World Renowned Eleven Madison Park Is Going Vegan
Chef Daniel Humm says “the current food system is simply not sustainable.”
Eleven Madison Park will be a fundamentally changed restaurant when it reopens next month—it’s going vegan.
CEO and chef Daniel Humm announced that when the former World’s No. 1 restaurant resumes service on June 10 following a 15-month closure it’ll do so without any meat- or seafood-based items on its menu, according to a note posted on its website on Monday. The radical decision makes it the only restaurant with three Michelin stars in the world to have completely cut animal products from its menu.
However, it’s not the first fine dining establishment to embrace vegetarian cooking. In 2001, world-renowned chef Alain Passard made his Parisian restaurant Arpege meat-free, surprising the culinary (he has since reintroduced some meat on the menu). More than a decade ago, chef Jeremy Fox left Manresa to open Ubuntu in Napa, which became the world’s first vegetarian Michelin-starred restaurant. Earlier this year, Claire Vallee’s restaurant outside Bordeaux, Ares, became the first Michelin-starred vegan restaurant. And, of course, not far from EMP in New York, Amanda Cohen has been serving plant-based tasting menus for years at Dirt Candy.
Over the last year, Eleven Madison Park has been forced to close its doors and lay off most of its staff because of the coronavirus pandemic. During that time, it became increasingly clear to the Swiss-born chef and the rest of his team, that if it was going to reopen it would have to do so as a completely different restaurant. And after much contemplation, Humm, who has naturally gravitated away from meat in his personal diet, decided it was time to shift to a completely plant-based menu, in part because the “current food system is simply not sustainable.”

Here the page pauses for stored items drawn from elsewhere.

#ifndef SNNQP_U8C2_EV1_WPS
#define SNNQP_U8C2_EV1_WPS 5
#endif
#ifndef SNNQP_U8C2_ONE_WPS
#define SNNQP_U8C2_ONE_WPS 4
#endif
#ifndef SNNQP_U8C2_EV1_ONE_WPS
#define SNNQP_U8C2_EV1_ONE_WPS 6
#endif
template <int NF, bool POOL, int LUTM, int IN, bool ONE>
constexpr int u8c2_waves() {
  if (IN == SNNQP_EV1 && ONE && LUTM == LUT_CHANNEL && NF == NF_MUL0 && POOL) return SNNQP_U8C2_EV1_ONE_WPS;
  if (IN == SNNQP_EV1) return SNNQP_U8C2_EV1_WPS;
  return ONE ? SNNQP_U8C2_ONE_WPS : U8C2_WPS;
}
template <int NF, bool POOL, int LUTM, int IN = SNNQP_U8, bool ONE = false>
__global__ void __launch_bounds__(256, (u8c2_waves<NF, POOL, LUTM, IN, ONE>()))
conv3x3_u8c2_kernel(ConvMfmaArgs a) {
  constexpr int FL = OutStage<POOL>::FL;
  constexpr bool EV1 = IN == SNNQP_EV1;
  constexpr bool EV4 = IN == SNNQP_EV4;
  constexpr bool F32IN = IN == SNNQP_F32;
  static_assert(TCHUNK % FL == 0, "flush period must divide the staging chunk");
  if constexpr (!EV1) {
    if (a.pred && *(const volatile int32_t *)a.pred == 0) return;
  }
  extern __shared__ __attribute__((aligned(16))) uint8_t lds[];
  const int tc = a.tchunk;
  const int lut_off = tc * HIMG2;
  uint32_t *obuf = (uint32_t *)(lds + lut_off + u8c2_table_bytes(LUTM, a.lut_bound, a.lut_rows));
  const int tid = threadIdx.x, lane = tid & 63;
  const int wave = __builtin_amdgcn_readfirstlane(tid >> 6);
  const int n = lane & 31, h = lane >> 5;
  const int cout_base = blockIdx.y * 128 + wave * 32;
  const bool wave_on = cout_base < a.Cout;
  const int cout = wave_on ? cout_base + n : n;
  const int cpar = cout < a.Cout ? cout : a.Cout - 1;
  const uint32_t cmask = chan_mask(cout_base, a.Cout);
  uint32_t *wgw = obuf + OutStage<POOL>::BYTES / 4;
  if (tid == 0) { wgw[0] = 0x7F800000u; wgw[1] = 0u; }
  typedef int v2i_a8 __attribute__((ext_vector_type(2)));
  v2i_a8 *xtab = (v2i_a8 *)(wgw + 4);
  if (EV1) {
    const uint32_t one = LUTM == LUT_CHANNEL ? 16u : LUTM == LUT_SHARED ? 4u : 0x81u;
    const uint32_t zero = LUTM == LUT_NONE ? 0x80u : 0u;
    uint32_t e[2] = {0, 0};
#pragma unroll
    for (int j = 0; j < 8; ++j) e[j >> 2] |= (((uint32_t)tid >> j) & 1u ? one : zero) << (8 * (j & 3));
    xtab[tid] = v2i_a8{(int)e[0], (int)e[1]};
  }
  if (LUTM != LUT_NONE) lds_barrier();
  if (LUTM == LUT_SHARED) {
    build_lut((float *)(lds + lut_off), a.lut_bound, a.dq, tid);
    if (NF == NF_MUL0) {
      lds_barrier();
      atomicMin(wgw, lut_bn_min_bits((const float *)(lds + lut_off), a.lut_bound, a.bn,
                                     blockIdx.y * 128, a.Cout, tid, 256));
    }
  }
  int ch_row0 = 0, ch_col = 0;
  if (LUTM == LUT_CHANNEL) {
    int pos = 0, neg = 0;
#pragma unroll
    for (int j = 0; j < 16; ++j) {
      const int k = 16 * h + j, dy = k >> 3, b = k & 7;
      if (k < 24 && b < 6 && wave_on && cout < a.Cout) {
        const int code = a.w[(int64_t)(6 * dy + b) * a.Cout + cout];
        pos += code > 0 ? code : 0;
        neg += code < 0 ? -code : 0;
      }
    }
    pos += __shfl_xor(pos, 32);
    neg += __shfl_xor(neg, 32);
    uint32_t *scr = obuf;
    int slot = 4 * n + wave;
    if (a.ch_slots) slot = a.ch_slots[blockIdx.y * 128 + wave * 32 + n] & 127;
    if (h == 0) {
      scr[slot] = (uint32_t)((pos + neg) * a.x_limit + 1);
      scr[128 + wave * 32 + n] = (uint32_t)(neg * a.x_limit);
      scr[256 + wave * 32 + n] = (uint32_t)slot;
    }
    lds_barrier();
    ch_col = slot >> 2;
    const int start = lut_column_start(scr, slot);
    int total = 0;
#pragma unroll
    for (int k = 0; k < 4; ++k) total += (int)scr[(slot & ~3) + k];
    ch_row0 = start + neg * a.x_limit;
    if (total > a.lut_rows && a.status) *(volatile uint32_t *)a.status = SNNQP_STATUS_BOUND;
    const uint32_t mb = build_lut_channel((float *)(lds + lut_off), scr, a.lut_rows, a.dq, a.bn,
                                          blockIdx.y * 128, a.Cout, tid);
    atomicMin(wgw, mb);
    lds_barrier();
  }
  if (tid < tc) {
    *(uint32_t *)(lds + tid * HIMG2 + HCONST2) = 0x7F7F7F7Fu;
    *(uint32_t *)(lds + tid * HIMG2 + HCONST2 + 4) = 0x00000001u;
  }

  float acc_off = 0.0f;
  v4i bf, bfg;
  {
    int bias = 0;
    if (LUTM == LUT_SHARED) bias = (int)lds_addr(lds) + lut_off + 4 * a.lut_bound;
    if (LUTM == LUT_CHANNEL)
      bias = (int)lds_addr(lds) + lut_off + 4 * (ch_row0 * 32 + ch_col);
    int q = bias / 127;
    const int r = bias - 127 * q;
    int wsum = 0;
    int v[4], vg[4];
#pragma unroll
    for (int d = 0; d < 4; ++d) {
      uint32_t pk = 0, pkg = 0;
#pragma unroll
      for (int j = 0; j < 4; ++j) {
        const int k = 16 * h + 4 * d + j;
        uint32_t bv = 0, bg = 0;
        if (k < 24) {
          const int dy = k >> 3, b = k & 7;
          if (b < 6 && cout < a.Cout) {
            const int code = a.w[(int64_t)(6 * dy + b) * a.Cout + cout];
            wsum += code;
            bg = (uint8_t)code;
            bv = (uint8_t)(LUTM == LUT_CHANNEL ? code * 8 : code);
          }
        } else if (k < 28) {
          const int part = q < 127 ? q : 127;
          q -= part;
          bv = (uint32_t)part;
        } else if (k == 28) {
          bv = (uint32_t)r;
        }
        pk |= bv << (8 * j);
        pkg |= bg << (8 * j);
      }
      v[d] = (int)pk;
      vg[d] = (int)pkg;
    }
    bf = v4i{v[0], v[1], v[2], v[3]};
    bfg = v4i{vg[0], vg[1], vg[2], vg[3]};
    acc_off = 128.0f * (float)(wsum + __shfl_xor(wsum, 32));
  }

  LaneConsts lc = {0.f, 1.f, 0.f, 0.f, a.nrn.vr};
  if (a.bn.mean) { lc.bmean = a.bn.mean[cpar]; lc.bmul = a.bn.mul[cpar]; lc.bbias = a.bn.bias[cpar]; }
  if (a.nrn.kind == SNNQP_NEURON_LIF) lc.dec = a.nrn.decay[cpar];

  const int ty = ((n >> 2) & 1) | ((n >> 4) << 1);
  const int tx = (n & 3) | (((n >> 3) & 1) << 2);
  const int cpy = tx & 1;
  const int px0 = (int)lds_addr(lds) + cpy * HCOPY2 + 2 * tx + 2 * cpy;
  int offA[2], offB[2];
#pragma unroll
  for (int tl = 0; tl < 2; ++tl) {
    offA[tl] = px0 + (ty + 4 * tl + (h ? 2 : 0)) * HROW2;
    offB[tl] = h ? (int)lds_addr(lds) + HCONST2 : px0 + (ty + 4 * tl + 1) * HROW2;
  }
  const uint8_t *xb = (const uint8_t *)a.x;
  const int ob0 = out_pix<POOL>(0, lane) * 4 + wave;
  const int ob1 = out_pix<POOL>(1, lane) * 4 + wave;
  const bool store_lane = POOL ? lane < 8 : lane < 32;
  uint32_t seen = 0;
  uint32_t hist[6] = {0, 0, 0, 0, 0, 0};
  const int s_pix = tid & 127;
  const bool s_task = s_pix < HALO * HALO;
  const int s_half = __builtin_amdgcn_readfirstlane(tid >> 7);
  const int s_dst = (s_pix / HALO) * HROW2 + (s_pix % HALO) * 2;

  PatchWalk pw(a);
  int r = __builtin_amdgcn_readfirstlane((int)pw.first);
  uint32_t processed = 0;
  while (r < (int)pw.count) {
    ++processed;
    int claimed = 0;
    if (pw.queue && tid == 0) claimed = (int)pw.claim();
    int b, y0, x0;
    pw.decode(a, r, b, y0, x0);

    float u[2][16];
    if constexpr (!ONE) {
      if (a.u0 && wave_on) u_io<true>(u, a, b, y0, x0, cout, h);
      else zero_u(u);
    }
    uint32_t pseen = 0;
    const int s_gy = y0 + s_pix / HALO - 1, s_gx = x0 + s_pix % HALO - 1;
    const bool s_valid = s_task && s_gy >= 0 && s_gy < a.H && s_gx >= 0 && s_gx < a.W;
    const uint32_t s_off = s_valid ? (uint32_t)(s_gy * a.W + s_gx) * (EV4 ? 1u : F32IN ? 8u : 2u) : 0u;
    const uint8_t *s_frames = xb + (int64_t)b * a.xs_b * (F32IN ? 4 : 1);
    const uint32_t e_lead = x0 > 0 ? 2u : 0u;
    const int e_hi = min(HALO - 1, a.W - x0);
    const uint32_t e_colmask = ((1u << (2 * (e_hi + 1))) - 1u) & ~((1u << (2 - (int)e_lead)) - 1u);
    const uint32_t e_fwords = (uint32_t)(((int64_t)a.H * a.W * 2 + 31) >> 5);
    const uint32_t *e_frames = (const uint32_t *)a.x + (int64_t)b * a.xs_b;

    for (int t0 = 0; t0 < a.T; t0 += tc) {
      const int nt = min(tc, a.T - t0);
      bool general = LUTM == LUT_NONE;
      if constexpr (EV1) {
        lds_barrier();
        for (int task = tid; task < nt * HALO; task += 256) {
          const int tt = task / HALO, hy = task - tt * HALO;
          const int gy = y0 + hy - 1;
          const bool rv = gy >= 0 && gy < a.H;
          const uint32_t start = (uint32_t)((rv ? gy : 0) * a.W + x0) * 2u - e_lead;
          const uint32_t wi = start >> 5;
          const uint32_t *f = e_frames + (int64_t)(t0 + tt) * a.xs_t;
          const uint32_t lo = f[wi], hi = f[min(wi + 1u, e_fwords - 1u)];
          uint32_t v = __builtin_amdgcn_alignbit(hi, lo, start & 31u);
          v = (v << (2u - e_lead)) & (rv ? e_colmask : 0u);
          const v2i_a8 d0 = xtab[v & 0xFFu], d1 = xtab[(v >> 8) & 0xFFu], d2 = xtab[(v >> 16) & 0xFu];
          uint8_t *row = lds + tt * HIMG2 + hy * HROW2;
          *(v2i_a8 *)row = d0;
          *(v2i_a8 *)(row + 8) = d1;
          *(v2i_a8 *)(row + 16) = d2;
          const uint32_t q0 = (uint32_t)d0.x, q1 = (uint32_t)d0.y, q2 = (uint32_t)d1.x,
                         q3 = (uint32_t)d1.y, q4 = (uint32_t)d2.x, q5 = (uint32_t)d2.y;
          uint8_t *row1 = row + HCOPY2;
          *(v2i_a8 *)row1 = v2i_a8{(int)(q0 << 16), (int)__builtin_amdgcn_alignbit(q1, q0, 16)};
          *(v2i_a8 *)(row1 + 8) = v2i_a8{(int)__builtin_amdgcn_alignbit(q2, q1, 16),
                                         (int)__builtin_amdgcn_alignbit(q3, q2, 16)};
          *(v2i_a8 *)(row1 + 16) = v2i_a8{(int)__builtin_amdgcn_alignbit(q4, q3, 16),
                                          (int)__builtin_amdgcn_alignbit(q5, q4, 16)};
        }
        lds_barrier();
      } else {
      uint32_t v[STG_N];
      uint32_t mx = 0;
      if constexpr (F32IN) {
        uint32_t fbad = 0;
#pragma unroll
        for (int r0 = 0; r0 < STG_N; r0 += STG_N / 2) {
          typedef float f2v __attribute__((ext_vector_type(2)));
          f2v raw[STG_N / 2];
#pragma unroll
          for (int i = r0; i < r0 + STG_N / 2; ++i) {
            const int tt = 2 * i + s_half;
            raw[i - r0] = f2v{0.0f, 0.0f};
            if (tt < nt) raw[i - r0] = *(const f2v *)(s_frames + (int64_t)(t0 + tt) * a.xs_t * 4 + s_off);
          }
#pragma unroll
          for (int i = r0; i < r0 + STG_N / 2; ++i) {
            const f2v f = raw[i - r0];
            const uint32_t ua = __float2uint_rz(f.x), ub = __float2uint_rz(f.y);
            fbad |= __float_as_uint(__uint2float_rn(ua) - f.x) | __float_as_uint(__uint2float_rn(ub) - f.y);
// ... 4 lines not shown
        fbad = s_valid ? fbad : 0u;
        if (__ballot(fbad != 0u) != 0ull && lane == 0 && a.x_flags) atomicOr(a.x_flags, SNNQP_FLAG_NOT_INTEGER);
      } else {
#pragma unroll
      for (int i = 0; i < STG_N; ++i) {
        const int tt = 2 * i + s_half;
        v[i] = 0;
        if (tt < nt) {
          if constexpr (EV4) {
            const uint32_t pb = *(s_frames + (int64_t)(t0 + tt) * a.xs_t + s_off);
            v[i] = (pb | (pb << 4)) & 0x0F0Fu;
          } else {
            v[i] = *(const uint16_t *)(s_frames + (int64_t)(t0 + tt) * a.xs_t + s_off);
          }
        }
      }
      }
#pragma unroll
      for (int i = 0; i < STG_N; ++i) {
        v[i] = s_valid ? v[i] : 0u;
        mx = max(mx, max(v[i] & 0xFFu, v[i] >> 8));
      }
#pragma unroll
      for (int off = 32; off > 0; off >>= 1) mx = max(mx, (uint32_t)__shfl_xor((int)mx, off));
      if (tid == 0) wgw[1] = 0u;
      lds_barrier();
      if (s_task) {
#pragma unroll
        for (int i = 0; i < STG_N; ++i) {
          const int tt = 2 * i + s_half;
          if (tt < nt) {
            const uint16_t val = (uint16_t)(LUTM == LUT_NONE      ? v[i] ^ 0x8080u
                                            : LUTM == LUT_CHANNEL ? v[i] << 4
                                                                  : v[i] << 2);
            uint8_t *p = lds + tt * HIMG2 + s_dst;
            *(uint16_t *)p = val;
            *(uint16_t *)(p + HCOPY2 + 2) = val;
          }
        }
      }
      if (lane == 0 && mx != 0) atomicMax(&wgw[1], mx);
      lds_barrier();
      const uint32_t cmax = (uint32_t)__builtin_amdgcn_readfirstlane((int)wgw[1]);
      seen = max(seen, cmax);
      pseen = max(pseen, cmax);
      hist[0] += cmax <= 1u;
      hist[1] += cmax == 2u;
      hist[2] += cmax > 2u && cmax <= 7u;
      hist[3] += cmax > 7u && cmax <= 31u;
      hist[4] += cmax > 31u;
      hist[5] += cmax == 3u;
      general = LUTM == LUT_NONE || cmax > (uint32_t)a.x_limit;
      if (LUTM != LUT_NONE && general) {
        if (s_task) {
#pragma unroll 1
          for (int tt = s_half; tt < nt; tt += 2) {
            uint32_t w2 = 0;
            if (s_valid) {
              if constexpr (F32IN) {
                typedef float f2v __attribute__((ext_vector_type(2)));
                const f2v f = *(const f2v *)(s_frames + (int64_t)(t0 + tt) * a.xs_t * 4 + s_off);
                w2 = (__float2uint_rz(f.x) & 0xFFu) | ((__float2uint_rz(f.y) & 0xFFu) << 8);
              } else if constexpr (EV4) {
                const uint32_t pb = *(s_frames + (int64_t)(t0 + tt) * a.xs_t + s_off);
                w2 = (pb | (pb << 4)) & 0x0F0Fu;
              } else {
                w2 = *(const uint16_t *)(s_frames + (int64_t)(t0 + tt) * a.xs_t + s_off);
              }
            }
            const uint16_t val = (uint16_t)(w2 ^ 0x8080u);
            uint8_t *p = lds + tt * HIMG2 + s_dst;
            *(uint16_t *)p = val;
            *(uint16_t *)(p + HCOPY2 + 2) = val;
          }
        }
        lds_barrier();
      }
      }
      auto run_chunk = [&](auto mode_tag, auto fma_tag) {
      constexpr int MODE = decltype(mode_tag)::value;
      constexpr bool FMA = decltype(fma_tag)::value;
      constexpr bool OFFS = MODE == LUT_NONE;
      const v4i bw = OFFS ? bfg : bf;
      for (int tf = 0; tf < nt; tf += FL) {
        const int nf = min(FL, nt - tf);
#pragma unroll 1
        for (int tt = tf; tt < (wave_on ? tf + nf : tf); ++tt) {
          const uint32_t img = (uint32_t)(tt * HIMG2);
          uint32_t words[2];
#pragma unroll
          for (int tl = 0; tl < 2; ++tl) {
            const v2i_a4 lo = *(lds_cv2i_t *)(uintptr_t)(img + (uint32_t)offA[0] + (uint32_t)(tl * 4 * HROW2));
            const v2i_a4 hi = *(lds_cv2i_t *)(uintptr_t)(img + (uint32_t)offB[tl]);
            v16i acc = splat16(0);
            acc = __builtin_amdgcn_mfma_i32_32x32x32_i8(v4i{lo.x, lo.y, hi.x, hi.y}, bw, acc,
                                                        0, 0, 0);
            if constexpr (u8c2_waves<NF, POOL, LUTM, IN, ONE>() >= 6)
              words[tl] = tile_epilogue_halves<NF, POOL, MODE, FMA, OFFS>(acc, u[tl], a.dq, lc, a.nrn,
                                                                            lane, acc_off);
            else
              words[tl] = tile_epilogue<NF, POOL, MODE, FMA, OFFS>(acc, u[tl], a.dq, lc, a.nrn,
                                                                     lane, acc_off);
          }
          if (store_lane) {
            uint32_t *o = obuf + ((t0 + tt) % FL) * (OutStage<POOL>::NPIX * 4);
            o[ob0] = words[0] & cmask;
            o[ob0 + (POOL ? 32 : 128)] = words[1] & cmask;
          }
        }
        lds_barrier();
        flush_out<POOL>(obuf, a, t0 + tf, nf, b, y0, x0, tid);
        lds_barrier();
      }
      };
      if constexpr (ONE) zero_u(u);
      if (general) {
        run_chunk(std::integral_constant<int, LUT_NONE>{}, std::false_type{});
      } else if constexpr (LUTM != LUT_NONE) {
        const bool fma_ok = NF == NF_MUL0 && pseen <= (uint32_t)a.x_limit &&
                            lif_fma_is_exact(wgw[0], a.nrn.k_log2, a.T, a.u0 != nullptr);
        if (fma_ok) run_chunk(std::integral_constant<int, LUTM>{}, std::true_type{});
        else run_chunk(std::integral_constant<int, LUTM>{}, std::false_type{});
      }
      if constexpr (ONE) break;
    }
    if (!ONE && a.u_out && wave_on) u_io<false>(u, a, b, y0, x0, cout, h);
    int r_next = r + (int)pw.stride;
    if (pw.queue) {
      if (tid == 0) wgw[2] = (uint32_t)claimed;
      lds_barrier();
      r_next = __builtin_amdgcn_readfirstlane((int)wgw[2]);
    }
    r = r_next;
  }
  if (a.x_seen && tid == 0) {
    if (seen != 0) atomicMax(a.x_seen, seen);
#pragma unroll
    for (int k = 0; k < 6; ++k)
      if (hist[k] != 0) atomicAdd((uint32_t *)a.x_seen + 1 + k, hist[k]);
  }
  if (pw.queue && tid == 0) pw.finish(processed, a.npatch, a.status);
}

That means that some of the restaurants most famous dishes, like lavender honey glazed duck and butter-poached lobster, won’t be anywhere to be found on its menu come June. Humm, though, told NPR early Monday morning that he and his team have dedicated themselves to crafting a menu that even the most passionate meat eaters will be “blown away by.” Despite this confidence, he knows that the move still carries risk.
“I’m not going to lie, at times I’m up in the middle of the night, thinking about the risk we’re taking abandoning dishes that once defined us,” Humm wrote in his note. “We are obsessed with making the most flavorful vegetable broths and stocks. Our days are consumed by developing fully plant-based milks, butters and creams. We are exploring fermentation, and understand that time is one of the most precious ingredients. What at first felt limiting began to feel freeing, and we are only scratching the surface.”
The shift to an entirely plant-based menu (though milk will still be available for coffee and tea), isn’t the only change the restaurant is undergoing. While its doors have been closed, the eatery’s remaining staff has helped prepare close to a million meals for frontline workers and food-insecure families in the New York-area. Humm writes that the restaurant has adjusted its business model so that this work can continue. And on June 10, the restaurant’s first day back in business, every dinner bought by one of its customers, will help provide meals for five at-risk New Yorkers, which will be delivered by the restaurant’s food truck.